▶

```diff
@@ -134,12 +141,15 @@
                         x = ops.conv_chain(rest, None, shape=(b0, oh, ow), device=x.device, planes_from=lambda buf: p0(canvas, pillars, planes=buf))
                         break
                     x = p0(x, pillars)
-                elif (k == 0 and dtype == "f32" and layer.stride > 1 and len(layers) > 1 and all(l.stride == 1 for l in layers[1:])
-                      and layer.planes_desc(*x.shape) is not None
-                      and ops.conv_chain_orientation(layers[1:], x.shape[0], *layer.out_hw(x.shape[1], x.shape[2])) is False):
+                elif k == 0 and planes_route(layers, x):
                     src, b0 = x, x.shape[0]
                     oh, ow = layer.out_hw(x.shape[1], x.shape[2])
-                    x = ops.conv_chain(layers[1:], None, shape=(b0, oh, ow), device=x.device, planes_from=lambda buf, l=layer, s=src: l.to_planes(s, buf))
+                    if deferred is not None:
+                        (de, de_off, tile), deferred = deferred, None
+                        producer = lambda buf, l=layer, s=src: ops.conv_colaunch(l, de, s, buf, out, de_off, tile)
+                    else:
+                        producer = lambda buf, l=layer, s=src: l.to_planes(s, buf)
+                    x = ops.conv_chain(layers[1:], None, shape=(b0, oh, ow), device=x.device, planes_from=producer)
                     break
                 elif k <= 1 and dtype == "f32" and layer.stride == 1 and ops.conv_chain_supported(layers[k:], x.shape[0], x.shape[1], x.shape[2]):
                     x = ops.conv_chain(layers[k:], x)
@@ -154,8 +164,14 @@
                     oh, ow = de.out_hw(x.shape[1], x.shape[2])
                     odt = torch.bfloat16 if (dtype == "bf16" and getattr(self, "bf16_output", False) and not return_blocks) else torch.float32
                     out = torch.empty((x.shape[0], oh, ow, sum(self._num_upsample_filters)), dtype=odt, device=x.device)
-                de(x, out=out, out_channel_offset=off)
+                nxt = plan["blocks"][i + 1] if i + 1 < len(plan["blocks"]) else None
+                tile = ops.conv_colaunch_tile(nxt[0], de, *x.shape) if nxt is not None and out.dtype == torch.float32 and planes_route(nxt, x) else None
+                if tile is not None:
+                    deferred = (de, off, tile)
+                else:
+                    de(x, out=out, out_channel_offset=off)
                 off += self._num_upsample_filters[j]
+        assert deferred is None
         res = out if out is not None else x
         return (res, block_outs) if return_blocks else res
 
diff --git a/partner_amd/ops_conv.py b/partner_amd/ops_conv.py
--- a/partner_amd/ops_conv.py
+++ b/partner_amd/ops_conv.py
@@ -629,17 +629,25 @@
 
 class ConvJob:
 
-    def __init__(self, layer: "ConvLayer", x: torch.Tensor, out: torch.Tensor, in_channel_offset=0, out_channel_offset=0, stats=None,
-                 norm=None):
+    def __init__(self, layer: "ConvLayer", x: torch.Tensor, out: Optional[torch.Tensor], in_channel_offset=0, out_channel_offset=0, stats=None,
+                 norm=None, planes: Optional[torch.Tensor] = None):
         assert layer.dtype == "f32" and not layer.deconv2x2
-        hip.require_device(x, out)
-        assert x.dim() == 4 and x.is_contiguous() and out.is_contiguous() and x.dtype == torch.float32
+        hip.require_device(x, out, planes)
+        assert x.dim() == 4 and x.is_contiguous() and x.dtype == torch.float32
         self.layer, self.x, self.out, self.in_co, self.out_co, self.stats, self.norm = layer, x, out, in_channel_offset, out_channel_offset, stats, norm
+        self.planes = planes
         b, h, w, ct = x.shape
         oh, ow = layer.out_hw(h, w)
-        assert out.shape[:3] == (b, oh, ow)
+        self.out_hw = (oh, ow)
+        if planes is not None:
+            assert out is None and stats is None and norm is None
+            assert planes.numel() >= hip.load().pn_wino4_planes_floats(b, oh, ow, layer.cout)
+            out_ps, out_channel_offset = layer.cout, 0
+        else:
+            assert out.is_contiguous() and out.shape[:3] == (b, oh, ow)
+            out_ps = out.shape[3]
         self.desc = ConvDesc(b, h, w, layer.cin, layer.cout, layer.groups, layer.kh, layer.kw, layer.stride, layer.pad[0], layer.pad[1],
-                             ct, in_channel_offset, out.shape[3], out_channel_offset, layer.act, 0, layer.range_strata, 0, 0, 0)
+                             ct, in_channel_offset, out_ps, out_channel_offset, layer.act, 0, layer.range_strata, 0, 0, 0)
         self.macs = b * oh * ow * layer.groups * layer.cout * layer.cin * layer.kh * layer.kw
 
     def partial_floats(self, tile: int) -> int:
@@ -653,7 +661,7 @@
         c = arr[k]
         c.desc = jb.desc
         jb.layer._packs.ensure("direct")
-        c.in_, c.packed_w, c.out = jb.x.data_ptr(), jb.layer.packed.data_ptr(), jb.out.data_ptr()
+        c.in_, c.packed_w, c.out, c.planes = jb.x.data_ptr(), jb.layer.packed.data_ptr(), hip.ptr(jb.out), hip.ptr(jb.planes)
         c.scale, c.shift = hip.ptr(jb.layer.scale), hip.ptr(jb.layer.shift)
         if jb.stats is not None:
             st = jb.stats
@@ -668,7 +676,7 @@
     return arr
 
 
-def conv_multi(jobs: Sequence[ConvJob], tile: int) -> None:
+def conv_multi(jobs: Sequence[ConvJob], tile: int, tag: Optional[str] = None) -> None:
     arr = _job_array(jobs)
     st = hip.stream()
     prof = S.profiler
@@ -678,7 +686,26 @@
     if prof is not None:
         j0 = jobs[0]
         prof.end(ev, 2.0 * sum(j.macs for j in jobs), st,
-                 tag=f"multi x{len(jobs)} {j0.out.shape[1]}x{j0.out.shape[2]} {sum(j.layer.cin * j.layer.groups for j in jobs)}->{sum(j.layer.out_channels for j in jobs)} k{j0.layer.kh}")
+                 tag=tag or f"multi x{len(jobs)} {j0.out_hw[0]}x{j0.out_hw[1]} {sum(j.layer.cin * j.layer.groups for j in jobs)}->{sum(j.layer.out_channels for j in jobs)} k{j0.layer.kh}")
+
+
+def conv_colaunch_tile(layer: "ConvLayer", de: "ConvLayer", b: int, h: int, w: int, ct: int) -> Optional[int]:
+    if not R.conv_colaunch or S.frames_in_flight > 1 or layer.planes_desc(b, h, w, ct) is None:
+        return None
+    if (de.dtype != "f32" or de.deconv2x2 or de.range_strata > 1 or de.groups != 1 or de.cin % 4 or de.cout <= 8
+            or de.wino_packed is not None or de.tap_packed is not None):
+        return None
+    ow = layer.out_hw(h, w)[1]
+    return 7 if ow == 128 else 3
+
+
+def conv_colaunch(layer: "ConvLayer", de: "ConvLayer", x: torch.Tensor, planes: torch.Tensor, out: torch.Tensor, out_channel_offset: int,
+                  tile: int) -> None:
+    b, h, w, _ = x.shape
+    ja, jb = ConvJob(layer, x, None, planes=planes), ConvJob(de, x, out, out_channel_offset=out_channel_offset)
+    jobs = sorted((ja, jb), key=lambda j: -j.layer.kh * j.layer.kw * j.layer.cin)
+    (oh, ow), (dh, dw) = ja.out_hw, jb.out_hw
+    conv_multi(jobs, tile, tag=f"{oh}x{ow} {layer.cin}->{layer.cout} k{layer.kh} -> planes + {dh}x{dw} {de.cin}->{de.cout} k{de.kh}")
 
 
 def conv_small_n_multi(jobs: Sequence[ConvJob]) -> None:
diff --git a/partner_amd/routes.py b/partner_amd/routes.py
--- a/partner_amd/routes.py
+++ b/partner_amd/routes.py
@@ -16,6 +16,7 @@
         self.conv_chain2d = os.environ.get("PN_CONV_CHAIN2D", "1") != "0"
         self.conv_chain44 = os.environ.get("PN_CONV_CHAIN44", "1") != "0"
         self.conv_planes = os.environ.get("PN_CONV_PLANES", "1") != "0"
+        self.conv_colaunch = os.environ.get("PN_CONV_COLAUNCH", "1") != "0"
         self.conv_wgrad_wino4 = os.environ.get("PN_CONV_WGRAD_WINO4", "1") != "0"
         self.conv_wgrad_wino4_min_quads = int(os.environ.get("PN_CONV_WGRAD_WINO4_MIN_QUADS", "4096"))
         self.pillar_conv = os.environ.get("PN_PILLAR_CONV", "1") != "0"
```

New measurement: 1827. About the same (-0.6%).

◀

* INSTRUCTIONS FOR THE TASK *
Copy out each line of the records where the string "routes" appears.

* FINAL ANSWER *
diff --git a/partner_amd/routes.py b/partner_amd/routes.py
--- a/partner_amd/routes.py
+++ b/partner_amd/routes.py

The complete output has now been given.